___ DATA TO PROCESS ___
__device__ __forceinline__ float sgd_update(float w, float g, float b, float wd, float momentum, float step, int first, float& m) {
  const float d = __builtin_fmaf(wd, w, g);
  m = first ? d : __builtin_fmaf(momentum, b, d);
  return __builtin_fmaf(-step, m, w);
}

struct alignas(8) SolverBlock { float lr; int first_step; };
static_assert(sizeof(SolverBlock) == 8, "solver block layout (oneshotdet_hip_solver.h)");

__global__ void __launch_bounds__(64) solver_set_kernel(SolverBlock* __restrict__ block, float lr, int first_step) {
  if (blockIdx.x == 0 && threadIdx.x == 0) { block->lr = lr; block->first_step = first_step; }
}

__device__ __forceinline__ void sgd_multi_body(const SgdEntry* __restrict__ table, const int* __restrict__ block_entry,
                                               float* __restrict__ p, const float* __restrict__ g,
                                               float* __restrict__ buf, float lr, float momentum, int first) {
  const SgdEntry e = table[block_entry[blockIdx.x]];
  const float step = lr * e.lr_mult;
  const long long stride = (long long)e.n_blocks * blockDim.x;
  const long long tid = (long long)(blockIdx.x - e.first_block) * blockDim.x + threadIdx.x;
  const long long n4 = (e.off & 3) == 0 ? (e.numel >> 2) : 0;
  f32x4* p4 = reinterpret_cast<f32x4*>(p + e.off);
  const f32x4* g4 = reinterpret_cast<const f32x4*>(g + e.off);
  f32x4* b4 = reinterpret_cast<f32x4*>(buf + e.off);
  for (long long i = tid; i < n4; i += stride) {
    const f32x4 w = p4[i], gr = g4[i];
    f32x4 bb = f32x4{0.f, 0.f, 0.f, 0.f};
    if (!first) bb = b4[i];
    f32x4 m, o;
#pragma unroll
    for (int k = 0; k < 4; ++k) { float mk; o[k] = sgd_update(w[k], gr[k], bb[k], e.wd, momentum, step, first, mk); m[k] = mk; }
    b4[i] = m;
    p4[i] = o;
  }
  for (long long i = n4 * 4 + tid; i < e.numel; i += stride) {
    const long long k = e.off + i;
    const float w = p[k];
    float m;
    const float o = sgd_update(w, g[k], first ? 0.f : buf[k], e.wd, momentum, step, first, m);
    buf[k] = m;
    p[k] = o;
  }
}

__global__ void __launch_bounds__(256) sgd_multi_kernel(const SgdEntry* __restrict__ table, const int* __restrict__ block_entry,
                                                        float* __restrict__ p, const float* __restrict__ g,
                                                        float* __restrict__ buf, float lr, float momentum, int first) {
  sgd_multi_body(table, block_entry, p, g, buf, lr, momentum, first);
}

__global__ void __launch_bounds__(256) sgd_multi_dev_kernel(const SgdEntry* __restrict__ table, const int* __restrict__ block_entry,
                                                            float* __restrict__ p, const float* __restrict__ g,
                                                            float* __restrict__ buf, const SolverBlock* __restrict__ solver,
                                                            float momentum) {
  const SolverBlock s = *solver;
  sgd_multi_body(table, block_entry, p, g, buf, s.lr, momentum, s.first_step);
}

struct SgdPackEntry {
  long long off, numel;
  float lr_mult, wd;
// ... 376 lines not shown
}

#define OSD_STREAM(s) reinterpret_cast<hipStream_t>(s)
#define OSD_DISPATCH_DTYPE(dtype, CALL_F32, CALL_BF16)                            \
  do {                                                                           \
    if ((dtype) == OSD_F32) { CALL_F32; }                                        \
    else if ((dtype) == OSD_BF16) { CALL_BF16; }                                 \
    else return osd_fail(OSD_ERR_INVALID_ARG, "bad dtype %d", (int)(dtype));     \
  } while (0)

extern "C" int osd_pack_conv_weight_dgrad(const float* w, const float* scale, void* dst, int cout, int cin, int r, int s,
                                          int rows, int cout_pad, int src_orsi, int dtype, void* stream) {
  if (!w || !dst || rows < cin || cout_pad < cout) return osd_fail(OSD_ERR_INVALID_ARG, "pack_dgrad: bad args");
  const int g = grid_for((long long)rows * r * s * cout_pad, 256);
  OSD_DISPATCH_DTYPE(dtype,
      hipLaunchKernelGGL(pack_dgrad_weight_kernel<float>, dim3(g), dim3(256), 0, OSD_STREAM(stream), w, scale, (float*)dst, cout, cin, r, s, rows, cout_pad, src_orsi),
      hipLaunchKernelGGL(pack_dgrad_weight_kernel<__bf16>, dim3(g), dim3(256), 0, OSD_STREAM(stream), w, scale, (__bf16*)dst, cout, cin, r, s, rows, cout_pad, src_orsi));
  return osd_check_launch("pack_dgrad_weight");
}

extern "C" int osd_pack_multi(const void* table, const int32_t* block_entry, int n_blocks, const float* src,
                              const float* scales, void* dst, int dgrad, int dtype, void* stream) {
  if (!table || !block_entry || !src || !dst) return osd_fail(OSD_ERR_INVALID_ARG, "pack_multi: null argument");
  if (n_blocks <= 0) return OSD_OK;
  OSD_DISPATCH_DTYPE(dtype,
      hipLaunchKernelGGL(pack_multi_kernel<float>, dim3(n_blocks), dim3(256), 0, OSD_STREAM(stream), (const PackEntry*)table, block_entry, src, scales, (float*)dst, dgrad),
      hipLaunchKernelGGL(pack_multi_kernel<__bf16>, dim3(n_blocks), dim3(256), 0, OSD_STREAM(stream), (const PackEntry*)table, block_entry, src, scales, (__bf16*)dst, dgrad));
  return osd_check_launch("pack_multi");
}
___
Each line containing the word "return" needs to be copied from the data above.

• _SOLUTION TO THIS EXERCISE_
  return __builtin_fmaf(-step, m, w);
    else return osd_fail(OSD_ERR_INVALID_ARG, "bad dtype %d", (int)(dtype));     \
  if (!w || !dst || rows < cin || cout_pad < cout) return osd_fail(OSD_ERR_INVALID_ARG, "pack_dgrad: bad args");
  return osd_check_launch("pack_dgrad_weight");
  if (!table || !block_entry || !src || !dst) return osd_fail(OSD_ERR_INVALID_ARG, "pack_multi: null argument");
  if (n_blocks <= 0) return OSD_OK;
  return osd_check_launch("pack_multi");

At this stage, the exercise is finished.